Я отнюдь не ставлю в упрек Вуатюру, что его письма чересчур остроумны, напротив, я нахожу, что им недостает блеска, хотя он и усердствует изо всех сил. Говорят, учителя танцев неловко кланяются, ибо слишком стараются сделать свой поклон изящным. Думаю, что Вуатюр нередко оказывался в таком же положении: его лучшие письма лишены естественности, чувствуется, каких усилий ему стоило найти то, что само собой приходит на ум графу Антуану Гамильтону[192], г-же де Севинье и другим дамам, которые, не задумываясь, пишут пустячки такого рода куда лучше, нежели Вуатюр, вкладывающий в них столько труда. Депрео, дерзнувший сравнить Вуатюра с Горацием в своих первых сатирах, переменил мнение, когда вкус его с возрастом созрел. Я знаю, что для дел нашего мира не суть важно, был или нет Вуатюр великим гением, принадлежит ли ему лишь несколько изящных писем или все его шутки должны быть сочтены за образец, но мы, люди, подвизающиеся на поприще искусства и любящие его, мы внимательно присматриваемся к тому, что прочим безразлично. Хороший вкус в литературе для нас столь же важен, как для женщин хороший вкус в убранстве, и если суждение не продиктовано пристрастием, можно, по-моему, смело утверждать, что у Вуатюра не так-то много вещей совершенных и что весь Маро[193] легко сводится к нескольким хорошим страницам.

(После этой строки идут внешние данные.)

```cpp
template <class L, bool FIRST_A_IS_ONE>
__device__ __forceinline__ void schedule_part(const QArgs& A, size_t j, size_t jn, int e, int part) {
  u64 tot0 = 0, tot1 = 0;
  const size_t M2 = A.stride;
  const u64* __restrict__ tl = A.tl;
  const u64* __restrict__ W0 = A.W;
  const u64* __restrict__ W1 = A.W + A.K;
  const u32* __restrict__ W3 = (const u32*)(A.W + 2 * (size_t)A.K);
  const u64 filter = TL(L::FILTER);
  const u64 is_first = TL(L::FLAGS + 0), is_last = TL(L::FLAGS + 1);
  const u64 n_filter = TN(L::FILTER), n_is_last = TN(L::FLAGS + 1);
  const u64 is_not_last_round = gl_sub(filter, is_last);
  const u64 is_next_not_last_round = gl_sub(n_filter, n_is_last);
  const u64 is_adding = TL(L::IS_ADDING), idnl = TL(L::IDNL);
  const u64 n_is_adding = TN(L::IS_ADDING), n_idnl = TN(L::IDNL);
  const u64 bit0 = TL(L::BITS), n_bit0 = TN(L::BITS);

  EMIT(gl_mul(is_first, gl_sub(is_adding, 1)));
  EQ_GROUP(is_first, L::PL, TL(L::DOUBLE + i), TL(L::B + i));
  EQ_GROUP(gl_mul(bit0, is_first), L::PL, TL(L::SUM + i), TL(L::C + i));
  EQ_GROUP(gl_mul(gl_sub(1, bit0), is_first), L::PL, TL(L::SUM + i), TL(L::A + i));
  if (FIRST_A_IS_ONE) {
    EQ_GROUP(is_first, L::PL, TL(L::A + i), (u64)(i == 0 ? 1 : 0));
  }
  EQ_GROUP(idnl, L::PL, TN(L::A + i), TL(L::SUM + i));
  EQ_GROUP(idnl, L::PL, TN(L::B + i), TL(L::DOUBLE + i));
  EQ_GROUP(gl_mul(n_bit0, idnl), L::PL, TN(L::SUM + i), TN(L::C + i));
  EQ_GROUP(gl_mul(gl_sub(1, n_bit0), idnl), L::PL, TN(L::SUM + i), TN(L::A + i));
  EQ_GROUP(idnl, L::PL, TN(L::DOUBLE + i), TL(L::DOUBLE + i));
  EMIT(gl_mul(idnl, gl_sub(n_is_adding, 1)));
  EMIT(gl_mul(idnl, n_idnl));
  EQ_GROUP(idnl, 256, TN(L::BITS + i), TL(L::BITS + ((i + 1) & 255)));
  EQ_GROUP(is_adding, L::PL, TN(L::A + i), TL(L::DOUBLE + i));
  EQ_GROUP(is_adding, L::PL, TN(L::B + i), TL(L::DOUBLE + i));
  EQ_GROUP(is_adding, L::PL, TN(L::SUM + i), TL(L::SUM + i));
  EQ_GROUP(is_adding, L::PL, TN(L::DOUBLE + i), TN(L::C + i));
  EMIT(gl_mul(is_adding, n_is_adding));
  EMIT(gl_mul(is_adding, gl_sub(n_idnl, is_next_not_last_round)));
  EQ_GROUP(is_adding, 256, TN(L::BITS + i), TL(L::BITS + i));
  {
    const u64 counter = TL(L::FLAGS + 2), inv_c = TL(L::FLAGS + 3), inv_cp = TL(L::FLAGS + 4);
    const u64 n_counter = TN(L::FLAGS + 2);
    const u64 not_filter = gl_sub(1, filter);
    EMIT(gl_mul(not_filter, is_first));
    EMIT(gl_mul(not_filter, is_last));
    EMIT(gl_mul(filter, gl_sub(gl_mul(counter, inv_c), gl_sub(1, is_first))));
    EMIT(gl_mul(gl_mul(filter, counter), is_first));
    const u64 cp = gl_sub(counter, 511);
    EMIT(gl_mul(filter, gl_sub(gl_mul(cp, inv_cp), gl_sub(1, is_last))));
    EMIT(gl_mul(gl_mul(filter, cp), is_last));
    EMIT(gl_mul(gl_mul(filter, gl_sub(1, is_last)), gl_sub(gl_sub(n_counter, counter), 1)));
    EMIT(gl_mul(gl_mul(filter, is_last), n_counter));
  }
  EMIT(gl_mul(is_not_last_round, gl_sub(TN(L::TIMESTAMP), TL(L::TIMESTAMP))));
  EMIT(gl_mul(is_not_last_round, gl_sub(n_filter, filter)));
  const u64 x = A.pt.x[j], llast = A.pt.llast[j];
  const u64 z_last = gl_sub(x, A.w_inv);
  {
    const u64 rc = TL(L::RANGE), diff = gl_sub(TN(L::RANGE), rc);
    EMIT(gl_mul(gl_sub(gl_mul(diff, diff), diff), z_last));
    EMIT(gl_mul(gl_sub(rc, 65535), llast));
  }
  store_part(A, part, j, tot0, tot1);
}

__device__ __forceinline__ void finish_point(const QArgs& A, const StarkShape& sh, size_t j) {
  const unsigned log_n = A.log_n;
  const size_t N = (size_t)1 << log_n, M2 = A.stride;
  const size_t jn = q_next(A, j);
  u64 tot0 = 0, tot1 = 0;
  for (int p = 0; p < A.n_parts; p++) {
    tot0 = gl_add(tot0, A.part[((size_t)p * 2 + 0) * M2 + j]);
    tot1 = gl_add(tot1, A.part[((size_t)p * 2 + 1) * M2 + j]);
  }
  const u64 x = A.pt.x[j], lfirst = A.pt.lfirst[j], llast = A.pt.llast[j];
  const u64 z_last = gl_sub(x, A.w_inv);
  lookup_and_ctl_constraints(sh, A.tl, A.al, M2, j, jn, (const u32*)(A.W + 2 * (size_t)A.K), sh.n_constraints, A.betas, A.gammas,
                             lfirst, llast, z_last, tot0, tot1);
  const size_t h = A.natural ? A.hsel : j >> log_n;
  const size_t k = A.natural ? A.k0 + j : (size_t)bitrev32((u32)(j & (N - 1)), log_n);
  A.out[(0 * 2 + h) * N + k] = gl_mul(tot0, A.zh_inv[h]);
  A.out[(1 * 2 + h) * N + k] = gl_mul(tot1, A.zh_inv[h]);
}

void quotient_host_tables(int K, const u64 alphas[2], const int* mz_e0, int n_blocks, std::vector<u64>& W, std::vector<u64>& mzt);
void quotient_fill_args(QArgs& A, const StarkShape& sh, const u64* d_tl, const u64* d_al, const u64* d_W, const u64* d_mzt,
                        const QPointTables& pt, const u64 betas[2], const u64 gammas[2], unsigned log_n, u64* d_out,
                        u64* d_part);
static constexpr int QUOTIENT_MAX_PARTS = 7;
void quotient_finish_launch(const QArgs& A, const StarkShape& sh, hipStream_t st);
```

Это не значит, что мы стремимся умалить их славу, напротив, мы хотим с точностью установить, чем они заслужили свою славу, достойную всяческого уважения, и каковы подлинные красоты, заставившие закрыть глаза на их недостатки. Надлежит знать, чему следовать и чего избегать, именно в этом заключаются истинные плоды углубленного изучения изящной словесности, именно так поступал Гораций, когда он как критик изучал Луцилия[194]. Гораций нажил себе врагов, но просветил всех, в том числе даже своих врагов.

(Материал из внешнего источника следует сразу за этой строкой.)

# SeanNaren/deepspeech.pytorch

Measured on NVIDIA H100. Metric: utterances/sec (train step, 161x1000 spectrogram), higher is better.
Workload: dtype fp16-operands(rnn)+tf32(conv/fc)

## Files before the change

deepspeech.pytorch_b200/_lib.py:

```python
import ctypes as C
import os

_HERE = os.path.dirname(os.path.abspath(__file__))
LIB_PATH = os.path.join(_HERE, "libds2_b200.so")

RNN_LSTM, RNN_GRU, RNN_TANH = 0, 1, 2
PREC_FP32, PREC_TF32, PREC_F16 = 0, 1, 2

vp, i32, i64, f32, sz = C.c_void_p, C.c_int, C.c_int64, C.c_float, C.c_size_t


class RnnDesc(C.Structure):
    _fields_ = [("rnn_type", i32), ("bidirectional", i32), ("T", i32), ("B", i32), ("In", i32), ("H", i32),
                ("training", i32), ("bn_momentum", f32), ("bn_eps", f32), ("deferred_dw", i32)]


PROTOTYPES = {
    "ds2_version": (C.c_char_p, []),
    "ds2_last_error": (C.c_char_p, []),
    "ds2_device_check": (i32, [C.POINTER(i32)] * 3),
    "ds2_set_precision": (i32, [i32]),
    "ds2_get_precision": (i32, []),
    "ds2_launch_count": (i64, [i32]),
    "ds2_fallback_count": (i64, [i32]),
    "ds2_set_side_stream": (i32, [vp]),
    "ds2_join_side_stream": (i32, [vp]),
    "ds2_prof_enable": (i32, [i32]),
    "ds2_prof_report": (i32, [C.c_char_p, sz]),
    "ds2_seq_lens_host": (i32, [vp, i32, vp]),
    "ds2_conv_frontend_workspace_bytes": (sz, [i32, i32]),
    "ds2_conv_frontend_fwd": (i32, [i32, i32] + [vp] * 14 + [i32, f32, f32] + [vp] * 6 + [sz, vp]),
    "ds2_conv_frontend_bwd": (i32, [i32, i32] + [vp] * 22 + [sz, vp]),
    "ds2_rnn_reserve_floats": (sz, [C.POINTER(RnnDesc)]),
    "ds2_rnn_workspace_bytes": (sz, [C.POINTER(RnnDesc)]),
    "ds2_rnn_layer_fwd": (i32, [C.POINTER(RnnDesc)] + [vp] * 17 + [sz, vp]),
    "ds2_rnn_layer_bwd": (i32, [C.POINTER(RnnDesc)] + [vp] * 18 + [sz, vp]),
    "ds2_lookahead_fwd": (i32, [i32] * 4 + [vp] * 4),
    "ds2_lookahead_bwd": (i32, [i32] * 4 + [vp] * 7),
    "ds2_fc_head_workspace_bytes": (sz, [i32, i32, i32]),
    "ds2_fc_head_fwd": (i32, [i32, i32, i32] + [vp] * 6 + [i32, f32, f32, i32] + [vp] * 4 + [sz, vp]),
    "ds2_fc_head_bwd": (i32, [i32, i32, i32] + [vp] * 11 + [sz, vp]),
    "ds2_ctc_workspace_bytes": (sz, [i32, i32, i32, i32]),
    "ds2_ctc_loss_fwd_bwd": (i32, [i32, i32, i32] + [vp] * 4 + [i32, i32] + [vp] * 3 + [sz, vp]),
    "ds2_greedy_decode": (i32, [i32, i32, i32, vp, vp, i32, vp, vp, vp, vp]),
    "ds2_spectrogram_workspace_bytes": (sz, [i32]),
    "ds2_spectrogram_batch": (i32, [i32, vp, vp, vp, i32, i32, i32, vp, i32, i32, vp, i32, vp, sz, vp]),
    "ds2_spec_augment_workspace_bytes": (sz, [i32]),
    "ds2_spec_augment": (i32, [i32, i32, i32] + [vp] * 5 + [sz, vp]),
    "ds2_optim_workspace_bytes": (sz, []),
    "ds2_adamw_step": (i32, [i64] + [vp] * 4 + [f32] * 5 + [i32, f32, f32, vp, vp, vp]),
    "ds2_sgd_nesterov_step": (i32, [i64] + [vp] * 3 + [f32] * 3 + [i32, f32, f32, vp, vp, vp]),
    "ds2_gemm_workspace_bytes": (sz, [i32] * 5),
    "ds2_gemm": (i32, [i32] * 5 + [f32, vp, i32, vp, i32, f32, vp, i32, vp, sz, vp]),
    "ds2_gemm_f16": (i32, [i32] * 3 + [f32, vp, i32, vp, i32, f32, vp, i32, vp]),
}

_lib = None
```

Желание блеснуть и сказать на новый лад то, что уже сказано другими, – источник новых выражений и вычурных идей. […] Если так будет продолжаться, язык Боссюэ, Расинов, Корнелей, Паскалей, Буало и Фенелонов скоро покажется устарелым. Зачем избегать общепринятого выражения и вводить иное, если оно означает в точности то же самое? Новое слово извинительно тогда только, когда оно совершенно необходимо, понятно и звучно; мы вынуждены создавать новые слова в физике: новое открытие, новая машина требуют нового слова. Но совершаются ли новые открытия в человеческом сердце? Существует ли величие иное, чем величие у Корнеля и Боссюэ? Существуют ли страсти иные, чем страсти, в которые проник Расин, которых коснулся Кино? Существует ли евангельская мораль иная, чем у отца Бурдалу[195]?